On peut donc lire dans Sud-Ouest : «   MM. Malvy, Cohen et Izard proposent donc au gouvernement: soit que les collectivités de Midi-Pyrénées cessent de payer pour Tours-Bordeaux et qu'elles assument ensuite la totalité de la participation des collectivités à Bordeaux-Toulouse; soit que leur contribution à Tours-Bordeaux soit considérée comme une avance que les collectivités d'Aquitaine rembourseraient quand commenceraient les travaux de Bordeaux-Toulouse ».    

 

Les LGV n’ont plus la cote

Cette effervescence dans les rangs des pros LGV vient en écho avec les réticences de plus en plus grandes qui émanent de tous bords en provenance de décideurs politiques, d’économistes, de chercheurs, d’associatifs.

La LGV PACA prend la teinte d’un aménagement grande vitesse (250km/h) des voies existantes quand on lisait dans les pages de La Provence les nuances apportés par le maître d’ouvrage RFF. Cela ne fait pas baisser les bras des opposants qui parlent de « bluff » et sont attentifs quant au retour du projet LGV après les élections.

Toutefois l’élan « grande vitesse » semble cassé quand on lit dans La Provence du 15 février 2012 les propos du directeur régional de RFF : « Le virage s’amorce dans les mots. La LGV-Paca dont "le nom ne correspond plus au projet" ne roulera pas à 350 km/heure dans notre région, même sur les tronçons neufs. "En roulant à 250km/heure, on perdra 4 secondes au kilomètre" relativise Marc Svetkine, le directeur régional. "Nous avons surtout besoin d’un réseau performant."

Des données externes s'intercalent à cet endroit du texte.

# JoeMWatson/input-inference-for-control

Measured on AMD Instinct MI355X. Metric: i2c timestep-messages/sec (cell-iterations/s = B*T*EM-iters/s), pendulum T=200 B=4096 per GPU, higher is better.
Workload: dtype f64; 1 GPU; pendulum_known_quad cubature i2c (nx=2, nu=1, nz=4), T=200, B=4096 trajectories per GPU, global batch 4096, CubatureQuadrature(1,0,0), alpha0=100, tol=0; batch_per_gpu=4096, horizon=200, parallelism=batch-sharded x1, no collective in the EM loop, kernels=one lane per trajectory

## Files before the change

input-inference-for-control_amd/csrc/i2c_cell.hpp:

```cpp
#pragma once
#include <stdint.h>
#include <type_traits>
#include "../../include/i2c_hip.h"
#include "i2c_linalg.hpp"
#include "i2c_models.hpp"

namespace i2c {

template <typename R> struct Rule {
  R sf;
  R w0;
  R wi;
  R W;
  int unit;
  int gh_degree, gh_points;
  R gh_x[I2C_MAX_GH_DEGREE], gh_w[I2C_MAX_GH_DEGREE];
};

template <class M> struct PerTraj : M {};
template <class M> struct is_per_traj : std::false_type {};
template <class M> struct is_per_traj<PerTraj<M>> : std::true_type {};
template <typename R, bool PER_TRAJ> struct ParamsB {};
template <typename R> struct ParamsB<R, true> {
  const R* params_b;
// ... 1354 lines not shown
    for (int i = 0; i < NX; ++i) r.m3f[i] = in[(long)(O_MU3 + i) * B];
#pragma unroll
    for (int i = 0; i < sym(NX); ++i) r.S3f[i] = in[(long)(O_S3 + i) * B];
#pragma unroll
    for (int i = 0; i < NX * NX; ++i) r.Jx[i] = in[(long)(O_J + i) * B];
  };
  Row cur, nxt;
  load(t_hi - 1, cur);
  for (int t = t_hi - 1; t >= t_lo; --t) {
    load(t > t_lo ? t - 1 : t_lo, nxt);
    const R* mu1 = cur.mu1;
    const R* S1 = cur.S1;
    const R* m3f = cur.m3f;
    const R* Jx = cur.Jx;
    R S3n[sym(NX)];
#pragma unroll
    for (int i = 0; i < sym(NX); ++i) S3n[i] = Cc[i] - cur.S3f[i];
    R an[NX], Gn[NX * NX];
#pragma unroll
    for (int i = 0; i < NX; ++i) {
      R v = mu1[i];
#pragma unroll
      for (int k = 0; k < NX; ++k) v += Jx[i * NX + k] * (av[k] - m3f[k]);
      an[i] = v;
    }
#pragma unroll
    for (int i = 0; i < sym(NX); ++i) Cc[i] = S1[i];
    add_JDJt<NX, NX>(Jx, S3n, Cc);
#pragma unroll
    for (int i = 0; i < NX; ++i)
#pragma unroll
      for (int j = 0; j < NX; ++j) {
        R v = R(0);
#pragma unroll
        for (int k = 0; k < NX; ++k) v += Jx[i * NX + k] * G[k * NX + j];
        Gn[i * NX + j] = v;
      }
#pragma unroll
    for (int i = 0; i < NX; ++i) av[i] = an[i];
#pragma unroll
    for (int i = 0; i < NX * NX; ++i) G[i] = Gn[i];
    cur = nxt;
  }
  constexpr int EC = NX + NX * NX + sym(NX);
  R* out = a.comp + ((long)ch * EC) * B + b;
#pragma unroll
  for (int i = 0; i < NX; ++i) out[(long)i * B] = av[i];
#pragma unroll
  for (int i = 0; i < NX * NX; ++i) out[(long)(NX + i) * B] = G[i];
#pragma unroll
  for (int i = 0; i < sym(NX); ++i) out[(long)(NX + NX * NX + i) * B] = Cc[i];
}

template <class M, typename R, typename S_ = R, int GRID = 0>
I2C_HD inline void chunk_stitch_body(const Consts<M, R>& c, const ChunkArgs<R, S_>& a, const int b) {
  using C = Consts<M, R>;
  constexpr int NX = C::NX, D = C::D;
  constexpr int O_MU3 = D + sym(D), O_S3 = O_MU3 + NX, EC = NX + NX * NX + sym(NX);
  const long B = c.B;
  const S_* last = a.cell.fwd + ((long)(c.T - 1) * C::E_FWD) * B + b;
  R m3f[NX], S3f[sym(NX)], m[NX], S[sym(NX)];
#pragma unroll
  for (int i = 0; i < NX; ++i) m3f[i] = last[(long)(O_MU3 + i) * B];
#pragma unroll
  for (int i = 0; i < sym(NX); ++i) S3f[i] = last[(long)(O_S3 + i) * B];
  end_of_chain<M, R>(c, a.cell.temp, b, m3f, S3f, m, S, a.cell.status);
  terminal_obs_stats<M, R, GRID>(c, b, m, S, a.cell.term_stats, a.cell.status);
  R av[NX], G[NX * NX], Cc[sym(NX)], nav[NX], nG[NX * NX], nCc[sym(NX)];
  auto loadc = [&](int ch, R* la, R* lG, R* lC) {
    const R* cp = a.comp + ((long)(ch > 0 ? ch : 0) * EC) * B + b;
#pragma unroll
    for (int i = 0; i < NX; ++i) la[i] = cp[(long)i * B];
#pragma unroll
    for (int i = 0; i < NX * NX; ++i) lG[i] = cp[(long)(NX + i) * B];
#pragma unroll
    for (int i = 0; i < sym(NX); ++i) lC[i] = cp[(long)(NX + NX * NX + i) * B];
  };
  loadc(a.n_chunks - 1, av, G, Cc);
  for (int ch = a.n_chunks - 1; ch >= 0; --ch) {
    loadc(ch - 1, nav, nG, nCc);
    R* bo = a.bnd + ((long)ch * C::E_XM) * B + b;
#pragma unroll
    for (int i = 0; i < NX; ++i) bo[(long)i * B] = m[i];
#pragma unroll
    for (int i = 0; i < sym(NX); ++i) bo[(long)(NX + i) * B] = S[i];
    R mn[NX];
#pragma unroll
    for (int i = 0; i < NX; ++i) {
      R v = av[i];
#pragma unroll
      for (int k = 0; k < NX; ++k) v += G[i * NX + k] * m[k];
      mn[i] = v;
    }
    add_JDJt<NX, NX>(G, S, Cc);
#pragma unroll
    for (int i = 0; i < NX; ++i) m[i] = mn[i];
#pragma unroll
    for (int i = 0; i < sym(NX); ++i) S[i] = Cc[i];
#pragma unroll
    for (int i = 0; i < NX; ++i) av[i] = nav[i];
#pragma unroll
    for (int i = 0; i < NX * NX; ++i) G[i] = nG[i];
#pragma unroll
    for (int i = 0; i < sym(NX); ++i) Cc[i] = nCc[i];
  }
}

template <class M, typename R, typename S_ = R, bool LEANW = false, int GRID = 0>
I2C_HD inline void chunk_walk_body(const Consts<M, R>& c, const ChunkArgs<R, S_>& a, const int ch, const int b) {
  using C = Consts<M, R>;
  constexpr int NX = C::NX, NZ = C::NZ, D = C::D;
  constexpr int O_MU3 = D + sym(D), O_S3 = O_MU3 + NX, O_J = O_S3 + sym(NX);
  constexpr unsigned W = sizeof(S_);
  const unsigned long B = c.B;
  const unsigned bo = (unsigned)b * W, rb = (unsigned)(B * W);
  const int t_lo = ch * a.chunk_len, t_hi = (t_lo + a.chunk_len < c.T) ? t_lo + a.chunk_len : c.T;
  CellArgs<R, S_> ca = a.cell;
  if (LEANW) ca.xm = nullptr, ca.zpost = nullptr, ca.cell_stats = nullptr;
  const bool z_per_cell = LEANW ? false : c.z_per_cell != 0;
  R m3m[NX], S3m[sym(NX)];
  {
    const R* bi = a.bnd + ((long)ch * C::E_XM) * B + b;
#pragma unroll
    for (int i = 0; i < NX; ++i) m3m[i] = bi[(long)i * B];
#pragma unroll
    for (int i = 0; i < sym(NX); ++i) S3m[i] = bi[(long)(NX + i) * B];
  }
  constexpr bool DOUBLE_BUFFER = C::D <= 5;
  constexpr bool VOFF = I2C_WALK_VOFF && C::D <= 5;
  constexpr int NOFF = C::E_FWD > C::E_POST ? (C::E_FWD > C::E_ZPOST ? C::E_FWD : C::E_ZPOST) : (C::E_POST > C::E_ZPOST ? C::E_POST : C::E_ZPOST);
  unsigned voff[VOFF ? NOFF : 1];
  if (VOFF) {
#pragma unroll
    for (int e = 0; e < NOFF; ++e) voff[e] = bo + (unsigned)e * rb;
  }
  PolyTab<R> ptab;
  if (VOFF) poly_tab_init(ptab);
  const PolyTab<R>* const tab = VOFF ? &ptab : nullptr;
  R row[C::E_FWD], nxt[DOUBLE_BUFFER ? C::E_FWD : 1];
  if (DOUBLE_BUFFER) {
    const Window w = make_window(ca.fwd + (unsigned long)(t_hi - 1) * C::E_FWD * B, (unsigned long)C::E_FWD * rb);
#pragma unroll
    for (int e = 0; e < C::E_FWD; ++e) row[e] = (R)wld<S_>(w, VOFF ? 0u : e * rb, VOFF ? voff[e] : bo);
    if (LEANW) {
#pragma unroll
      for (int e = 0; e < C::E_FWD; ++e) row[e] = opaque(row[e]);
    }
  }
  R sum_m = R(0), sum_v = R(0);
  for (int t = t_hi - 1; t >= t_lo; --t) {
    {
      const int tp = DOUBLE_BUFFER ? (t > t_lo ? t - 1 : t_lo) : t;
      const Window w = make_window(ca.fwd + (unsigned long)tp * C::E_FWD * B, (unsigned long)C::E_FWD * rb);
#pragma unroll
      for (int e = 0; e < C::E_FWD; ++e)
        (DOUBLE_BUFFER ? nxt[DOUBLE_BUFFER ? e : 0] : row[e]) = (R)wld<S_>(w, VOFF ? 0u : e * rb, VOFF ? voff[e] : bo);
    }
    if (ca.xm) {
      S_* xo = const_cast<S_*>(ca.xm) + ((long)t * C::E_XM) * B + b;
#pragma unroll
      for (int i = 0; i < NX; ++i) xo[(long)i * B] = (S_)m3m[i];
#pragma unroll
      for (int i = 0; i < sym(NX); ++i) xo[(long)(NX + i) * B] = (S_)S3m[i];
    }
    R dm[NX], dS[sym(NX)], zt[NZ];
#pragma unroll
    for (int i = 0; i < NX; ++i) dm[i] = m3m[i] - row[O_MU3 + i];
#pragma unroll
    for (int i = 0; i < sym(NX); ++i) dS[i] = S3m[i] - row[O_S3 + i];
    if (VOFF && z_per_cell) {
      static_assert(NZ <= NOFF, "row offsets");
      const Window wz = make_window(ca.z + (unsigned long)c.row(t) * NZ * B, (unsigned long)NZ * B * sizeof(R));
#pragma unroll
      for (int k = 0; k < NZ; ++k) zt[k] = wld<R>(wz, 0u, voff[k] * (unsigned)(sizeof(R) / W));
    } else {
#pragma unroll
      for (int k = 0; k < NZ; ++k) zt[k] = z_per_cell ? ca.z[((long)c.row(t) * NZ + k) * B + b] : c.zg[k];
    }
    R* mu = row;
    R* S = row + D;
    R ctl[C::E_POST - D - sym(D)], mz[NZ], Sz[sym(NZ)], cm, cv;
    if (!cell_posterior<M, R, GRID>(c, b, zt, mu, S, row + O_J, dm, dS, ctl, mz, Sz, &cm, &cv, tab)) set_status(ca.status, b, 7, t);
    store_cell<M, R, S_>(c, ca, t, b, mu, S, ctl, mz, Sz, cm, cv, VOFF ? voff : nullptr);
    sum_m += cm;
    sum_v += cv;
#pragma unroll
    for (int i = 0; i < NX; ++i) m3m[i] = mu[i];
#pragma unroll
    for (int i = 0; i < sym(NX); ++i) S3m[i] = S[i];
    if (DOUBLE_BUFFER) {
#pragma unroll
      for (int e = 0; e < C::E_FWD; ++e) row[e] = nxt[DOUBLE_BUFFER ? e : 0];
    }
  }
  a.part[((long)ch * 2 + 0) * B + b] = sum_m;
  a.part[((long)ch * 2 + 1) * B + b] = sum_v;
}

template <typename R> struct MstepArgs {
  const R* term_stats;
  R* alpha;
  R* stats_out;
  int update;
};

template <class M, typename R>
I2C_HD inline void mstep_body(const Consts<M, R>& c, const MstepArgs<R>& a, const int b) {
  using C = Consts<M, R>;
  const long B = c.B;
  const R stat = a.term_stats[B + b], v = a.term_stats[2 * B + b];
  const R m = c.inference == I2C_INF_LINEARIZE ? a.term_stats[(long)(C::E_TERM - 1) * B + b] : stat;
  R tr = stat, sf = R(C::NZ) * R(c.T);
  if (C::NZT > 0 && c.has_Qf) {
    tr += a.term_stats[b];
    sf += R(C::NZT);
  }
  const R alpha_hat = tr / sf;
  const R alpha = a.alpha[b];
  R alpha_new = alpha;
  if (a.update) {
    if (c.tol >= R(0)) {
      const R ratio = alpha_hat / alpha;
      alpha_new = alpha_hat;
      if (ratio < c.tol) alpha_new = c.tol * alpha;
      if (ratio > R(2) - c.tol) alpha_new = (R(2) - c.tol) * alpha;
    }
    a.alpha[b] = alpha_new;
  }
  a.stats_out[b] = alpha_hat;
  a.stats_out[B + b] = alpha_new;
  a.stats_out[2 * B + b] = m;
  a.stats_out[3 * B + b] = v;
}

template <typename R> struct PropArgs {
  const R* post;
  R* prop;
  R* prop_stats;
  const R* x0;
  const R* sig_x0;
  const R* z;
  const uint8_t* ff;
  int32_t* status;
  const uint8_t* expert;
};

template <class M, typename R, int GRID = 0>
I2C_HD inline void propagate_body(const Consts<M, R>& c, const PropArgs<R>& a, const int b) {
  using C = Consts<M, R>;
  constexpr int NX = C::NX, NU = C::NU, NZ = C::NZ, D = C::D;
  const long B = c.B;
  const int T = c.T;
  const bool wr = grid_writer<GRID>();
  R mu_x[NX], sig_x[sym(NX)];
#pragma unroll
  for (int i = 0; i < NX; ++i) mu_x[i] = a.x0[i * B + b];
#pragma unroll
  for (int i = 0; i < sym(NX); ++i) sig_x[i] = a.sig_x0[i * B + b];
  constexpr bool PREFETCH = C::D <= 5;
  R pri[C::E_PRI];
  if (PREFETCH) {
#pragma unroll
    for (int e = 0; e < C::E_PRI; ++e) pri[e] = a.post[((long)c.row(0) * C::E_POST + e) * B + b];
  }
  unsigned ff_cur = a.ff[c.row(0)], ex_cur = a.expert ? (unsigned)a.expert[c.row(0)] : (unsigned)(c.use_expert != 0);
  ff_cur = opaque(ff_cur);
  ex_cur = opaque(ex_cur);
  if (PREFETCH) {
#pragma unroll
    for (int e = 0; e < C::E_PRI; ++e) pri[e] = opaque(pri[e]);
  }
#pragma unroll
  for (int i = 0; i < NX; ++i) mu_x[i] = opaque(mu_x[i]);
#pragma unroll
  for (int i = 0; i < sym(NX); ++i) sig_x[i] = opaque(sig_x[i]);
  constexpr bool ZPRE = PREFETCH && NZ <= NX * 4;
  R zt_cur[ZPRE ? NZ : 1];
  auto fetch_z = [&](const int row, R* zt) {
    const R* src = c.z_per_cell ? a.z + ((long)row * NZ) * B + b : a.x0 + b;
    const long st = c.z_per_cell ? B : 0;
#pragma unroll
    for (int k = 0; k < NZ; ++k) {
      const R v = src[(long)k * st];
      zt[k] = c.z_per_cell ? v : c.zg[k];
    }
// ... 446 lines not shown
```

input-inference-for-control_amd/csrc/i2c_impl.hpp:

```cpp
#pragma once
#include "i2c_entry.hpp"
#include "i2c_cell.hpp"
#include "i2c_group.hpp"
#include "i2c_wave.hpp"
#include "i2c_quad.hpp"
#include "i2c_grid.hpp"
#include "i2c_linearize.hpp"

#include <cmath>
#include <cstdlib>
#include <cstring>

namespace i2c {

constexpr int SWEEP_BLOCK = 64;
#ifndef I2C_LANE_BLOCK
#define I2C_LANE_BLOCK 64
#endif
constexpr int LANE_BLOCK = I2C_LANE_BLOCK;
constexpr int CELL_BLOCK = 256;

#ifdef I2C_HOST_SIM
#define I2C_KERNEL(BLOCK) static void
#define I2C_LANE_PARAMS const long lane_x_, const int lane_y_,
// ... 31 lines not shown
  return hipMemcpyAsync(dst, src, n, hipMemcpyDeviceToDevice, (hipStream_t)stream) == hipSuccess ? I2C_OK : I2C_ELAUNCH;
}
#endif
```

Le Paris-Normandie n’est plus une LGV pour Philippe Duron, député-maire PS de Caen et co-président de l’association TDIE pourtant souvent défenseur des infrastructures à grande vitesse. C’est ce que l’on peut lire dans l’Usine Nouvelle du 15 mars où il reconnaît par ailleurs : « Il manque un chaînon entre le TER et le TGV. Un train qui roule à 250 km/h. Pour des distances inférieures à 300 ou 350  kilomètres, rouler à cette vitesse est suffisant"

Malgré une charge de dernier recours des CCI du Sud-Ouest au cours d’un synode de fondamentalistes de la grande vitesse, l’analyse raisonnée du dossier LGV ne tient plus devant le contexte socioéconomique et l’état des finances d’une France aux abois : un article du Journal du Pays Basque vient nous éclairer sur les réalités auxquelles nous sommes tous confrontés.

Enfin il est temps de reconnaître que le choix de la grande vitesse n’est plus aussi pertinent que dans les années 80 comme on peut le voir dans les décisions des gouvernements européens tels l’Espagne, le Portugal.

Pour ce dernier c’est Lisbonne-Madrid qui disparaît compte tenu des difficultés budgétaires, après les reports de Lisbonne-Porto et Porto-Vigo, comme nous l’apprend L’Expansion.com du 22 mars.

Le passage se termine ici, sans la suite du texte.